The FCC announced that the agreement will end three investigations into the broadcaster, including charges that it failed to disclose the sponsor of paid content, and that it misled the FCC during its failed merger with Tribune Media.

In a statement, FCC Chairman Ajit Pai called Sinclair’s conduct “completely unacceptable” and said the fine should serve as a warning to others.

“On the other hand,” he continued, “I disagree with those who, for transparently political reasons, demand that we revoke Sinclair’s licenses. While they don’t like what they perceive to be the broadcaster’s viewpoints, the First Amendment still applies around here.”

Sinclair’s CEO, Chris Ripley, said in a statement on Wednesday that the company was “pleased with the resolution announced today by the FCC and to be moving forward.”

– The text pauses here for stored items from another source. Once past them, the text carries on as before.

template <int BN, int WM, int WN, int NS, int TC, int BMT = BM, int CT = 0, bool RAW = false>
__global__ __launch_bounds__(64 * (BMT / (32 * WM)) * (BN / (32 * WN))) void conv3x3_halo_bf16x3(const ConvArgs a)
{
    constexpr int NPH = CT ? 4 : 1, PADL = CT ? 0 : 1;
    constexpr int WAVES_N = BN / (32 * WN), WAVES_M = BMT / (32 * WM), NW = WAVES_M * WAVES_N;
    static_assert((NW == 4 || NW == 8) && (NS == 3 || NS == 4) && BMT % TC == 0 && TC % 32 == 0, "layout");
    constexpr int TR = BMT / TC, HC = TC + 2 - (CT ? 1 : 0), HR = TR + 2 - (CT ? 1 : 0), HP = HR * HC;
    constexpr int NCH = (HP + 7) / 8;
    constexpr int NHW = (NCH + NW - 1) / NW;
    constexpr int HALO = NCH * 8 * BK;
    constexpr int B_CH = BN / 8 / NW, BSTAGE = BN * BK, BOFF = 2 * HALO;
    static_assert(B_CH >= 1, "a weight chunk per wave");
    constexpr int TILES = WM * WN, Q = 6 * TILES, QB = Q * 3 / 4, NL = 2 * (WM + WN);
    constexpr int RPM = (NL + (Q - QB) - 1) / (Q - QB);
    constexpr int HT = RAW ? 6 : 7;
    using S = HaloSched<NHW, B_CH, Q, QB, NS, HT>;
    static_assert(S::hstart(9) == NHW && Q >= NHW / HT + 1 + B_CH, "halo pieces fit their taps, one piece per MFMA at most");
    static_assert(!RAW || (NW % 2 == 0 && S::tap_of(NHW - 1) + 3 <= 8), "RAW: chunk parity per wave, conversions end ahead of the barrier of tap 8");
    constexpr int DUMMY = BOFF + NS * BSTAGE;
    constexpr int SSOFF = DUMMY + 8 * BK;

    extern __shared__ __attribute__((aligned(16))) float smem[];
    const int tid = threadIdx.x, lane = tid & 63;
    const int wave = __builtin_amdgcn_readfirstlane(tid >> 6);
    const int wave_m = wave / WAVES_N, wave_n = wave % WAVES_N;
    unsigned long long tr_t0 = 0, tr_rt0 = 0, tr_loop0 = 0, tr_loop1 = 0;
    if (a.trace) {
        tr_t0 = __builtin_amdgcn_s_memtime();
        tr_rt0 = __builtin_amdgcn_s_memrealtime();
    }
    int bx = blockIdx.x;
    const int by = blockIdx.y;
    if (!a.natural_order && (gridDim.x & 7) == 0) bx = (blockIdx.x & 7) * (gridDim.x >> 3) + (blockIdx.x >> 3);
// ... 12 lines not shown
    };
    auto dma16 = [&](unsigned voff, const char *sbase, unsigned lds_byte) {
        asm volatile("s_mov_b32 m0, %2\n\t"
                     "s_nop 0\n\t"
                     "global_load_lds_dwordx4 %0, %1"
                     :
                     : "v"(voff), "s"(sbase), "s"(lds_byte)
                     : "memory", "m0");
    };
    const ConvPhase ph = a.ph[0];
    const int lr = lane >> 3, ls = lane & 7;
    const float *xin = a.x + (size_t)img * a.H * a.W * a.ldx;
    const char *x_base = uniform_ptr(xin);
    const unsigned zoff_b = (unsigned)((const char *)a.zeros - (const char *)xin);

    unsigned hoff[NHW];
    unsigned inside = 0;
#pragma unroll
    for (int j = 0; j < NHW; ++j) {
        int c = wave + NW * j;
        if (c >= NCH) c -= NCH;
        const int p = c * 8 + lr;
        const int hr = p / HC, hc = p - hr * HC;
        const int gh = h0 - PADL + hr, gw = w0 - PADL + hc;
        const bool ok = p < HP && (unsigned)gh < (unsigned)a.H && (unsigned)gw < (unsigned)a.W;
        hoff[j] = ok ? (unsigned)(((gh * a.W + gw) * a.ldx + (ls ^ ((p >> 1) & 7)) * 4) * 4) : zoff_b;
        if (RAW && ok && wave + NW * j < NCH) inside |= 1u << j;
    }
    unsigned wvoff[NPH][B_CH];
#pragma unroll
    for (int pp = 0; pp < NPH; ++pp)
#pragma unroll
        for (int j = 0; j < B_CH; ++j) {
            const int row = (wave * B_CH + j) * 8 + lr;
            wvoff[pp][j] = (unsigned)(((n0 + row) * a.ph[pp].Kpad + (ls ^ ((row >> 1) & 7)) * 4) * 4);
        }
    const char *w_phase[NPH];
#pragma unroll
    for (int pp = 0; pp < NPH; ++pp) w_phase[pp] = uniform_ptr(a.w_split + a.ph[pp].w_off);
    const unsigned cin4 = (unsigned)a.Cin * 4u;
    const int nslices = a.Cin / BK;
    const unsigned wave_b = __builtin_amdgcn_readfirstlane(lds_base + (unsigned)((BOFF + wave * B_CH * 8 * BK) * 4));

    auto halo_piece = [&](int j, int sl, int hs) {
        int c = wave + NW * j;
        unsigned dst = (unsigned)((hs * HALO + c * 8 * BK) * 4);
        if (c >= NCH) {
            c -= NCH;
            dst = RAW ? (unsigned)(DUMMY * 4) : (unsigned)((hs * HALO + c * 8 * BK) * 4);
        }
        dma16(hoff[j], x_base + __builtin_amdgcn_readfirstlane((unsigned)sl * (BK * 4u)), __builtin_amdgcn_readfirstlane(lds_base + dst));
    };
    [[maybe_unused]] float4 ssa = {0.f, 0.f, 0.f, 0.f}, ssb = {0.f, 0.f, 0.f, 0.f};
    [[maybe_unused]] auto load_ss = [&](int sl) {
        const int g = ls ^ ((((wave & 1) << 2) + (lr >> 1)) & 7);
        const float *q = smem + SSOFF + (sl * BK - a.raw_from + 4 * g) * 2;
        ssa = *reinterpret_cast<const float4 *>(q);
        ssb = *reinterpret_cast<const float4 *>(q + 4);
    };
    [[maybe_unused]] const int cv_swz = (((wave & 1) << 2) + (lr >> 1)) & 7, cv_g = ls ^ cv_swz;
    [[maybe_unused]] const int cv_rd = lr * 128 + ls * 16;
    [[maybe_unused]] const int cv_hi = lr * 128 + (((cv_g >> 1) ^ cv_swz) << 4) + ((cv_g & 1) << 3);
    [[maybe_unused]] const int cv_lo = lr * 128 + (((4 + (cv_g >> 1)) ^ cv_swz) << 4) + ((cv_g & 1) << 3);
    [[maybe_unused]] const int cv_dummy = DUMMY * 4 + lane * 16;
    struct Conv { float4 v, y, hf; bf16x4_t h, l; int ahi, alo; };
    [[maybe_unused]] Conv cvA, cvB;
    [[maybe_unused]] auto convert_step = [&](int j, Conv &c, int hs, int step, bool live) {
// ... 11 lines not shown
            c.h[0] = (__bf16)c.y.x; c.h[1] = (__bf16)c.y.y; c.h[2] = (__bf16)c.y.z; c.h[3] = (__bf16)c.y.w;
        } else if (step == 4) {
            c.hf = make_float4((float)c.h[0], (float)c.h[1], (float)c.h[2], (float)c.h[3]);
        } else if (step == 5) {
            c.l[0] = (__bf16)(c.y.x - c.hf.x); c.l[1] = (__bf16)(c.y.y - c.hf.y);
            c.l[2] = (__bf16)(c.y.z - c.hf.z); c.l[3] = (__bf16)(c.y.w - c.hf.w);
        } else if (step == 6) {
            c.ahi = live ? chunk + cv_hi : cv_dummy;
            c.alo = live ? chunk + cv_lo : cv_dummy + 8;
        } else {
            *reinterpret_cast<bf16x4_t *>(base + c.ahi) = c.h;
            *reinterpret_cast<bf16x4_t *>(base + c.alo) = c.l;
        }
    };
    auto weight_piece = [&](int jb, int it, int is, int slot) {
        const int pp = CT ? HaloCT::phase(it) : 0, ti = CT ? HaloCT::tap(it) : it;
        dma16(wvoff[pp][jb], w_phase[pp] + __builtin_amdgcn_readfirstlane((unsigned)ti * cin4 + (unsigned)is * (BK * 4u)),
              __builtin_amdgcn_readfirstlane(wave_b + (unsigned)((slot * BSTAGE + jb * 8 * BK) * 4)));
    };

    f32x16 acc[NPH][WM][WN];
#pragma unroll
    for (int pp = 0; pp < NPH; ++pp)
#pragma unroll
        for (int i = 0; i < WM; ++i)
#pragma unroll
            for (int j = 0; j < WN; ++j)
#pragma unroll
                for (int r = 0; r < 16; ++r) acc[pp][i][j][r] = 0.f;

    const int frow = lane & 31, half = lane >> 5, fsw = (frow >> 1) & 7;
    int pl[WM];
#pragma unroll
    for (int i = 0; i < WM; ++i) {
        const int m = wave_m * 32 * WM + i * 32;
        pl[i] = (m / TC) * HC + (m % TC) + frow;
    }
    auto a_addr = [&](int i, int tap, int hs) {
        const int p = pl[i] + (CT ? HaloCT::dy(tap) * HC + HaloCT::dx(tap) : (tap / 3) * HC + (tap % 3));
        return hs * (HALO * 4) + p * 128 + ((half ^ ((p >> 1) & 7)) << 4);
    };
    const int b_row = (wave_n * 32 * WN + frow) * BK;
    int fcol[4];
#pragma unroll
    for (int c = 0; c < 4; ++c) fcol[c] = (((2 * c + half) ^ fsw) * 4);
    struct Frags { float4 ah[WM], al[WM], bh[WN], bl[WN]; };
    const char *smem_b = reinterpret_cast<const char *>(smem);
    auto load_one = [&](const int (&aa)[WM], int bslot, int kb, Frags &f, int idx) {
        const float *Bs = smem + BOFF + bslot * BSTAGE + b_row;
        if (idx < WM) f.al[idx] = *reinterpret_cast<const float4 *>(smem_b + (aa[idx] ^ (64 + 32 * kb)));
        else if (idx < WM + WN) f.bh[idx - WM] = *reinterpret_cast<const float4 *>(Bs + (idx - WM) * 32 * BK + fcol[kb]);
        else if (idx < 2 * WM + WN) f.ah[idx - WM - WN] = *reinterpret_cast<const float4 *>(smem_b + (aa[idx - WM - WN] ^ (32 * kb)));
        else f.bl[idx - 2 * WM - WN] = *reinterpret_cast<const float4 *>(Bs + (idx - 2 * WM - WN) * 32 * BK + fcol[2 + kb]);
    };
    Frags fr;
    int cur_a[WM];

    auto stage_body = [&](auto tap_c, auto issue_c, int sl, int slot) {
        constexpr int T = decltype(tap_c)::value;
        constexpr bool ISSUE = decltype(issue_c)::value;
        constexpr int TN = (T + 1) % 9;
        constexpr int IT = (T + NS - 1) % 9;
        const int slot1 = slot + 1 == NS ? 0 : slot + 1;
        const int slot2 = slot == 0 ? NS - 1 : slot - 1;
        const int hs = sl & 1, hs_next = T == 8 ? hs ^ 1 : hs;
        const int is = sl + (T + NS - 1 >= 9 ? 1 : 0);
        const int sl_halo = sl + 1 < nslices ? sl + 1 : 0;
        Frags f1, nx;
        int nxt_a[WM];
        [[maybe_unused]] const bool raw_next = RAW && sl + 1 < nslices && (sl + 1) * BK >= a.raw_from;
        [[maybe_unused]] const unsigned live_bits = raw_next ? inside : 0u;
        if constexpr (RAW) {
            if (T == S::tap_of(0) + 3) load_ss(sl + 1 < nslices ? sl + 1 : 0);
        }
#pragma unroll
        for (int q = 0; q < Q; ++q) {
            const int kb = q / (3 * TILES), r = q % (3 * TILES);
            const int t = r / TILES, i = (r / WN) % WM, j = r % WN;
            if (q == QB) {
                __builtin_amdgcn_sched_barrier(0);
                if (ISSUE) {
                    asm volatile("s_waitcnt vmcnt(%0) lgkmcnt(0)" ::"n"(S::nwait(T)) : "memory");
                } else {
                    asm volatile("s_waitcnt vmcnt(0) lgkmcnt(0)" ::: "memory");
                }
                __builtin_amdgcn_s_barrier();
                asm volatile("" ::: "memory");
#pragma unroll
                for (int ii = 0; ii < WM; ++ii) nxt_a[ii] = a_addr(ii, TN, hs_next);
            }
            const Frags &f = kb == 0 ? fr : f1;
            const float4 a4 = t == 0 ? f.al[i] : f.ah[i];
            const float4 b4 = t == 1 ? f.bl[j] : f.bh[j];
            constexpr int PP = CT ? HaloCT::phase(T) : 0;
            acc[PP][i][j] = __builtin_amdgcn_mfma_f32_32x32x16_bf16(__builtin_bit_cast(bf16x8_t, a4),
                                                                    __builtin_bit_cast(bf16x8_t, b4), acc[PP][i][j], 0, 0, 0);
            if (q < NL) {
                load_one(cur_a, slot, 1, f1, q);
                __builtin_amdgcn_sched_group_barrier(0x008, 1, 0);
                __builtin_amdgcn_sched_group_barrier(0x100, 1, 0);
            } else if (q >= QB && RPM * (q - QB) < NL) {
#pragma unroll
                for (int r2 = 0; r2 < RPM; ++r2)
                    if (RPM * (q - QB) + r2 < NL) load_one(nxt_a, slot1, 0, nx, RPM * (q - QB) + r2);
                __builtin_amdgcn_sched_group_barrier(0x008, 1, 0);
                __builtin_amdgcn_sched_group_barrier(0x100, RPM, 0);
            }
            if constexpr (RAW) {
                constexpr int NCONV = T >= 3 ? S::nh(T - 3) : 0, K0 = T >= 3 ? S::hstart(T - 3) : 0;
// ... 9 lines not shown
#pragma unroll
                        for (int m = 0; m < 8; ++m)
                            if (m >= a0 && m < a1) convert_step(K0, cvA, hs ^ 1, m, (live_bits >> K0) & 1u);
#pragma unroll
                        for (int m = 0; m < 8; ++m)
                            if (m >= b0 && m < b1) convert_step(K0 + 1, cvB, hs ^ 1, m, (live_bits >> (K0 + 1)) & 1u);
                        __builtin_amdgcn_sched_barrier(0);
                    }
                }
            }
            if (ISSUE) {
#pragma unroll
                for (int p = 0; p < S::lps(T); ++p)
                    if (q == S::pos(T, p)) {
                        __builtin_amdgcn_sched_barrier(0);
                        if (p < S::nh(T)) halo_piece(S::hstart(T) + p, sl_halo, hs ^ 1);
                        else weight_piece(p - S::nh(T), IT, is, slot2);
                        __builtin_amdgcn_sched_barrier(0);
                    }
            }
        }
        fr = nx;
#pragma unroll
        for (int ii = 0; ii < WM; ++ii) cur_a[ii] = nxt_a[ii];
    };

    if constexpr (RAW) {
        const float2 *ss = a.in_ss + (size_t)img * a.in_ss_ld;
        const int nraw = a.Cin - a.raw_from;
        for (int i2 = tid; i2 < nraw; i2 += NW * 64) reinterpret_cast<float2 *>(smem + SSOFF)[i2] = ss[i2];
        asm volatile("s_waitcnt vmcnt(0)" ::: "memory");
    }
#pragma unroll
    for (int j = 0; j < NHW; ++j) halo_piece(j, 0, 0);
#pragma unroll
    for (int st = 0; st < NS - 1; ++st)
#pragma unroll
        for (int jb = 0; jb < B_CH; ++jb) weight_piece(jb, st, 0, st);
    asm volatile("s_waitcnt vmcnt(%0)" ::"n"((NS - 2) * B_CH) : "memory");
    if constexpr (RAW) {
        if (a.raw_from == 0) {
            asm volatile("s_waitcnt lgkmcnt(0)" ::: "memory");
            __builtin_amdgcn_s_barrier();
            asm volatile("" ::: "memory");
            load_ss(0);
#pragma unroll
            for (int j = 0; j < NHW; ++j)
#pragma unroll
                for (int step = 0; step < 8; ++step) convert_step(j, cvA, 0, step, (inside >> j) & 1u);
            asm volatile("s_waitcnt lgkmcnt(0)" ::: "memory");
        }
    }
    __builtin_amdgcn_s_barrier();
    asm volatile("" ::: "memory");
#pragma unroll
    for (int ii = 0; ii < WM; ++ii) cur_a[ii] = a_addr(ii, 0, 0);
#pragma unroll
    for (int idx = 0; idx < NL; ++idx) load_one(cur_a, 0, 0, fr, idx);

    using yes = std::integral_constant<bool, true>;
    using no = std::integral_constant<bool, false>;
    if (a.trace) tr_loop0 = __builtin_amdgcn_s_memtime();
    int slot = 0;
    auto bump = [&]() { slot = slot + 1 == NS ? 0 : slot + 1; };
#define LWG_HALO_STAGE(T, ISS) stage_body(std::integral_constant<int, T>{}, ISS{}, sl, slot); bump();
    for (int sl = 0; sl + 1 < nslices; ++sl) {
        LWG_HALO_STAGE(0, yes) LWG_HALO_STAGE(1, yes) LWG_HALO_STAGE(2, yes) LWG_HALO_STAGE(3, yes) LWG_HALO_STAGE(4, yes)
        LWG_HALO_STAGE(5, yes) LWG_HALO_STAGE(6, yes) LWG_HALO_STAGE(7, yes) LWG_HALO_STAGE(8, yes)
    }
    {
        const int sl = nslices - 1;
        LWG_HALO_STAGE(0, yes) LWG_HALO_STAGE(1, yes) LWG_HALO_STAGE(2, yes) LWG_HALO_STAGE(3, yes) LWG_HALO_STAGE(4, yes)
        LWG_HALO_STAGE(5, yes)
        if constexpr (NS == 3) { LWG_HALO_STAGE(6, yes) } else { LWG_HALO_STAGE(6, no) }
        LWG_HALO_STAGE(7, no) LWG_HALO_STAGE(8, no)
    }
#undef LWG_HALO_STAGE

    if (a.trace) tr_loop1 = __builtin_amdgcn_s_memtime();
    __syncthreads();
    const int part0 = img * (tiles_x * (a.Hm / 4)) + (h0 / 4) * tiles_x + (w0 / TC);
#pragma unroll
    for (int pp = 0; pp < NPH; ++pp) {
// ... 333 lines not shown
}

“We thank the FCC staff for their diligence in reaching this resolution,” Ripley added. “Sinclair is committed to continue to interact constructively with all of its regulators to ensure full compliance with applicable laws, rules and regulations.”

Sinclair sparked the ire of the FCC with its plan for station divestitures that would be necessary to bring the company into compliance with the commission’s station ownership limits.

Sinclair raised eyebrows among broadcasters with a plan to sell two of Tribune’s biggest stations — WPIX-TV New York and WGN Chicago — for below-market prices to entities with ties to Sinclair and the Smith family that controls the Baltimore-based broadcaster.

Free Press, an advocacy group that had called for Sinclair’s licenses to be stripped, applauded the fine, but said the penalty should have been much steeper.

“Sinclair has abused its control of local-TV stations from coast to coast, inserting right-wing propaganda into local newscasts and turning local journalists into puppets for its political agenda,” said Free Press co-CEO Craig Aaron.

The FCC also found that Sinclair had aired paid programming 1,700 times without disclosing the identity of the sponsor. The commission proposed a $13.4 million fine for that conduct in December 2017.

Jessica Rosenworcel, a Democratic appointee, argued at the time that the fine was too small, and that the commission was extending “unreasonable and suspicious favor to a company with a clear record of difficulty complying with the law.”

The third investigation involved charges that Sinclair had failed to conduct good faith negotiations for retransmission consent agreements.

Cynthia Littleton contributed to this story.